I had bought some through a catalog a long time ago and started using them about 9-10yrs ago. I brought some other brands and styles home from Northern California several years back and have done well with them too.

They are very fun to fish and can be given so many actions and rigged with many hook options.


----------



## Xpac (Jun 22, 2011)

nice! what's the difference to a diamond jig? the pic looks like it's flat but i cant really tell.


----------



## Chris V (Oct 18, 2007)

The Raider jig pictured is a flat jig. Some "Iron" jigs have one flat side, one rounded or other various bodies. They have a great fluttering and swimming action to them


----------



## Xpac (Jun 22, 2011)

i typically have a 4oz diamond jig at the ready to throw when i run offshore. these look much better with the nice paint schemes. might have to get a few.

thanks


----------



## Caddy Yakker (May 21, 2011)

Yeah irons are much lighter than what we use here. I have a bunch I brought back with me from CA but have yet to try one here.


----------



## lowprofile (Jan 6, 2013)

caught my first snapper on a sumo Jr. heavy iron. and hooked my first Tuna out here on a Tady 45 surface iron.


----------



## Kim (Aug 5, 2008)

Rick Ozaki is a great guy and he is getting ready to expand his business which is Pro power Winder (reel spoolers) to include a wide range of fishing accessories and tackle. He will have a web site/store up soon. Bowever if you are interested in a good deal on a variety surface iron jigs give him a call at (310)329-0022.


----------



## lowprofile (Jan 6, 2013)

best place to get them is Ebay. look for the lots with rusted hooks and missing rings. take the ones with the least amount of paint (usually the ones that got hit the most) braze some new rings and add your favorite hook.


----------



## kanaka (Oct 3, 2007)

I have quite a few 2 1/2 oz Krocodile spoons left from my pier days for tossing at poons.
Will these work using the same retrieve or am I looking at serious line twist?


----------



## lowprofile (Jan 6, 2013)

kanaka said:


> I have quite a few 2 1/2 oz Krocodile spoons left from my pier days for tossing at poons.
> Will these work using the same retrieve or am I looking at serious line twist?

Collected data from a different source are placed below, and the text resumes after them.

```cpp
int generate_rows(ttasr_ctx* c, int R, int rows_per_clip, const int32_t* prompt, const int32_t* prompt_len, int max_prompt,
                  const ttasr_gen_opts* o, float temperature, uint32_t seed, int32_t* out_tokens, int32_t* out_len, float* out_lp,
                  float* out_ns, const int32_t* row_cap) {
  int min_plen = 1 << 30, max_plen = 0;
  const int A = R / rows_per_clip;
  for (int a = 0; a < A; ++a) {
    TRY(check_prompt(c, a, prompt + (size_t)a * max_prompt, prompt_len[a], max_prompt, nullptr));
    min_plen = std::min(min_plen, prompt_len[a]); max_plen = std::max(max_plen, prompt_len[a]);
  }
  int max_cap = o->max_new_tokens;
  if (row_cap) {
    max_cap = 1;
    for (int r = 0; r < R; ++r) {
      if (row_cap[r] < 1 || row_cap[r] > o->max_new_tokens)
        return fail(c, TTASR_E_INVALID, "row_max_new[%d]=%d outside [1, max_new_tokens=%d]", r, row_cap[r], o->max_new_tokens);
      max_cap = std::max(max_cap, (int)row_cap[r]);
    }
  }
  SearchScope scope(c, StepShape{rows_per_clip, 1, false}, c->prompt_dev, c->plen_dev, R);
  RuleParams old = c->rp;
  TRY(upload_rules(c, o, max_prompt));
// ... 294 lines not shown
```

taiwan_tongues_asr_ce_amd/csrc/kernels_misc.hip:

```cpp
#include "common.hpp"
#include <cstring>

__device__ __forceinline__ unsigned f2ord(float f) {
  unsigned u = __float_as_uint(f);
  return (u & 0x80000000u) ? ~u : (u | 0x80000000u);
}
__device__ __forceinline__ float ord2f(unsigned u) {
  return __uint_as_float((u & 0x80000000u) ? (u & 0x7fffffffu) : ~u);
}

constexpr int MEL_F = 8;
constexpr int MEL_SPAN = 160 * (MEL_F - 1) + 400;

__global__ __launch_bounds__(256) void mel_kernel(const float* __restrict__ pcm, int64_t pcm_stride,
                                                  const int64_t* __restrict__ n_samples, int n_mels, int n_frames,
                                                  const float* __restrict__ filters, const float* __restrict__ dcos,
                                                  const float* __restrict__ dsin, const float* __restrict__ window,
                                                  float* __restrict__ logmel, unsigned* __restrict__ clip_max,
                                                  const int64_t* __restrict__ geom) {
  __shared__ float xs[MEL_SPAN];
  __shared__ float tc[400], tsn[400], win[400];
  __shared__ float pw[MEL_F][208];
  __shared__ float red[4];
  const int b = blockIdx.y, f0 = blockIdx.x * MEL_F, tid = threadIdx.x;
  const int64_t lead = geom ? geom[3 * b] : 0;
  const int64_t total = geom ? geom[3 * b + 1] : (int64_t)n_frames * 160;
  const int valid_frames = geom ? (int)geom[3 * b + 2] : n_frames;
  const int64_t n_valid = geom ? n_samples[b] : min((int64_t)n_frames * 160, n_samples[b]);
  const float* x = pcm + (int64_t)b * pcm_stride;
  for (int i = tid; i < 400; i += 256) { tc[i] = dcos[i]; tsn[i] = dsin[i]; win[i] = window[i]; }
  for (int i = tid; i < MEL_SPAN; i += 256) {
    int64_t sidx = lead + (int64_t)f0 * 160 - 200 + i;
    if (sidx < 0) sidx = -sidx;
    if (sidx >= total) sidx = 2 * (total - 1) - sidx;
    xs[i] = (sidx >= 0 && sidx < n_valid) ? x[sidx] : 0.0f;
  }
  __syncthreads();
  if (tid < 201) {
    float re[MEL_F], im[MEL_F];
#pragma unroll
    for (int f = 0; f < MEL_F; ++f) { re[f] = 0.f; im[f] = 0.f; }
    int idx = 0;
    for (int n = 0; n < 400; ++n) {
      float c = tc[idx], s = tsn[idx], w = win[n];
#pragma unroll
      for (int f = 0; f < MEL_F; ++f) {
        float v = xs[f * 160 + n] * w;
        re[f] = fmaf(v, c, re[f]);
        im[f] = fmaf(v, s, im[f]);
      }
      idx += tid;
      if (idx >= 400) idx -= 400;
    }
#pragma unroll
    for (int f = 0; f < MEL_F; ++f) pw[f][tid] = re[f] * re[f] + im[f] * im[f];
  }
  __syncthreads();
  float lmax = -1e30f;
  for (int o = tid; o < n_mels * MEL_F; o += 256) {
    int m = o % n_mels, f = o / n_mels;
    if (f0 + f < n_frames) {
      float acc = 0.f;
      for (int k = 0; k < 201; ++k) acc = fmaf(pw[f][k], filters[k * n_mels + m], acc);
      float l = log10f(fmaxf(acc, 1e-10f));
      logmel[((int64_t)b * n_mels + m) * n_frames + f0 + f] = l;
      if (f0 + f < valid_frames) lmax = fmaxf(lmax, l);
    }
  }
  lmax = wave_max(lmax);
  if ((tid & 63) == 0) red[tid >> 6] = lmax;
  __syncthreads();
  if (tid == 0) atomicMax(&clip_max[b], f2ord(fmaxf(fmaxf(red[0], red[1]), fmaxf(red[2], red[3]))));
}

void launch_mel(const float* pcm, int64_t pcm_stride, const int64_t* n_samples_dev, int B, int n_mels, int n_frames,
                const float* filters, const float* dft_cos, const float* dft_sin, const float* window, float* logmel,
                unsigned* clip_max, hipStream_t s, const int64_t* geom_dev) {
  hipMemsetAsync(clip_max, 0, sizeof(unsigned) * B, s);
  dim3 grid((n_frames + MEL_F - 1) / MEL_F, B);
  hipLaunchKernelGGL(mel_kernel, grid, dim3(256), 0, s, pcm, pcm_stride, n_samples_dev, n_mels, n_frames, filters,
                     dft_cos, dft_sin, window, logmel, clip_max, geom_dev);
}
unsigned mel_max_to_ordered(float v) { unsigned u; memcpy(&u, &v, 4); return (u & 0x80000000u) ? ~u : (u | 0x80000000u); }
float mel_max_from_ordered(unsigned u) { u = (u & 0x80000000u) ? (u & 0x7fffffffu) : ~u; float v; memcpy(&v, &u, 4); return v; }

template <typename T>
__global__ __launch_bounds__(256) void mel_finish_kernel(float* __restrict__ logmel, const unsigned* __restrict__ clip_max,
                                                         T* __restrict__ mel_t, int n_mels, int n_frames, int normalise,
                                                         const int64_t* __restrict__ geom) {
  __shared__ float tile[32][33];
  const int b = blockIdx.z, f0 = blockIdx.x * 32, m0 = blockIdx.y * 32;
  const int tx = threadIdx.x & 31, ty = threadIdx.x >> 5;
  const float floor_v = normalise ? ord2f(clip_max[b]) - 8.0f : 0.f;
  const int valid_frames = geom ? (int)geom[3 * b + 2] : n_frames;
  for (int r = ty; r < 32; r += 8) {
    int m = m0 + r, f = f0 + tx;
    if (m < n_mels && f < n_frames) {
      int64_t i = ((int64_t)b * n_mels + m) * n_frames + f;
      float v = logmel[i];
      if (normalise) {
        v = f < valid_frames ? (fmaxf(v, floor_v) + 4.0f) * 0.25f : 0.f;
        logmel[i] = v;
      }
      tile[r][tx] = v;
    }
  }
  __syncthreads();
  for (int r = ty; r < 32; r += 8) {
    int f = f0 + r, m = m0 + tx;
    if (m < n_mels && f < n_frames) mel_t[((int64_t)b * (n_frames + 2) + f + 1) * n_mels + m] = from_f<T>(tile[tx][r]);
  }
  if (blockIdx.x == 0 && blockIdx.y == 0) {
    for (int i = threadIdx.x; i < n_mels; i += 256) {
      mel_t[(int64_t)b * (n_frames + 2) * n_mels + i] = from_f<T>(0.f);
      mel_t[((int64_t)b * (n_frames + 2) + n_frames + 1) * n_mels + i] = from_f<T>(0.f);
    }
  }
}
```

used to throw those for cuda and run 2ft of 90lb wire and a swivel above it. no line twist issues.


----------



## kanaka (Oct 3, 2007)

:thumbsup:


----------



## Fish-n-Fur (Apr 2, 2009)

kanaka said:


> :thumbsup:


+ 1


----------



## lowprofile (Jan 6, 2013)

Kim, any feedback on that bomb?


----------



## Kim (Aug 5, 2008)

LP they work great! The surface Iron concept allows you to work a jig through the water column on diagonal rather than just vertical and you can throw it to where the fish are showing. They must be catching on well around the SE because just about every major online tackle shop is carrying the Raider and Tandy brands now.


----------



## fishmagician (Jun 4, 2014)

While on long distance trips (fishing 10 days) I used that very jig to catch wahoo. They'll jump on it. Those AJs and others will eat it up.


----------



## lowprofile (Jan 6, 2013)

fishmagician said:


> While on long distance trips (fishing 10 days) I used that very jig to catch wahoo. They'll jump on it. Those AJs and others will eat it up.


yeah, they call them wahoo bombs. along with some others that look like giant bucktails with spinner blades on the hook. 

I'm very familiar with the surface iron Kim, having grown up in southern California. I was curious how you were doing in the gulf with them. have you tried throwing them for wahoo on the slide?


----------



## Kim (Aug 5, 2008)

Not specifically, I'll give it a shot next week with Mike at the rigs and if he don't make me walk back I'll let you know how it works out. I've thrown them at AJs, Kings and Bonito and they eat them pretty good.


----------



## my3nme (Oct 9, 2007)

Chris V said:


> I've used the Tadys, Ironman and Sumo jigs here with great success. The Ironman light in 3 1/2 oz blue mackerel is a tuna killer


What size leader do to use?


----------



## fishmagician (Jun 4, 2014)

WARNING: Put 'em on wire...


----------



## Kim (Aug 5, 2008)

I figured that one out. This is how I have rigged them for toothy fish.


----------



## lowprofile (Jan 6, 2013)

Not sure why but I've always been told not to use cable and single strand only. I know the swim better with 18" or so of #5 single strand.


----------



## Kim (Aug 5, 2008)

I'll sacrifice a little on the lure action end for less break offs. I've lost fewer lures with the cable than with the single strand. At the rigs I've found that I needed to use a heavier single strand to get away from bite offs and that led to the kink issue, so I don't think I'm loosing much.


----------



## Captain Woody Woods (Oct 2, 2007)

A jig is a jig is a jig..


----------



## captken (Feb 24, 2008)

*Surface Irons are for surface fishing.*

Many of the good ones are poured out of Aluminum or Zinc to keep the weight down. When Tuna are busting on the top, a surface iron will catch those that won't eat a popper. I often run them so fast that they skip out of the water frequently.

On some of the floaters way off Venice they are absolutely deadly. Cast them far and reel them fast when you are seeing only an occasional surface bust. You'd better hang on.

I fished surface irons off Navarre Pier in 1963. Caught lots of Bonitas and Dolphin. Got spooled by a couple of Blackfins or maybe they were Sea Monsters.

Light surface irons don't sink fast enough in deep water. Good enough for 100 feet or so, though. They have more action than regular diamond jigs. Yellow/green, blue/white and solid white have been good to me.

I still have a bunch of Tady surface irons and I may have a mold to use Zinc in around here somewhere. I hate to melt Zinc.


----------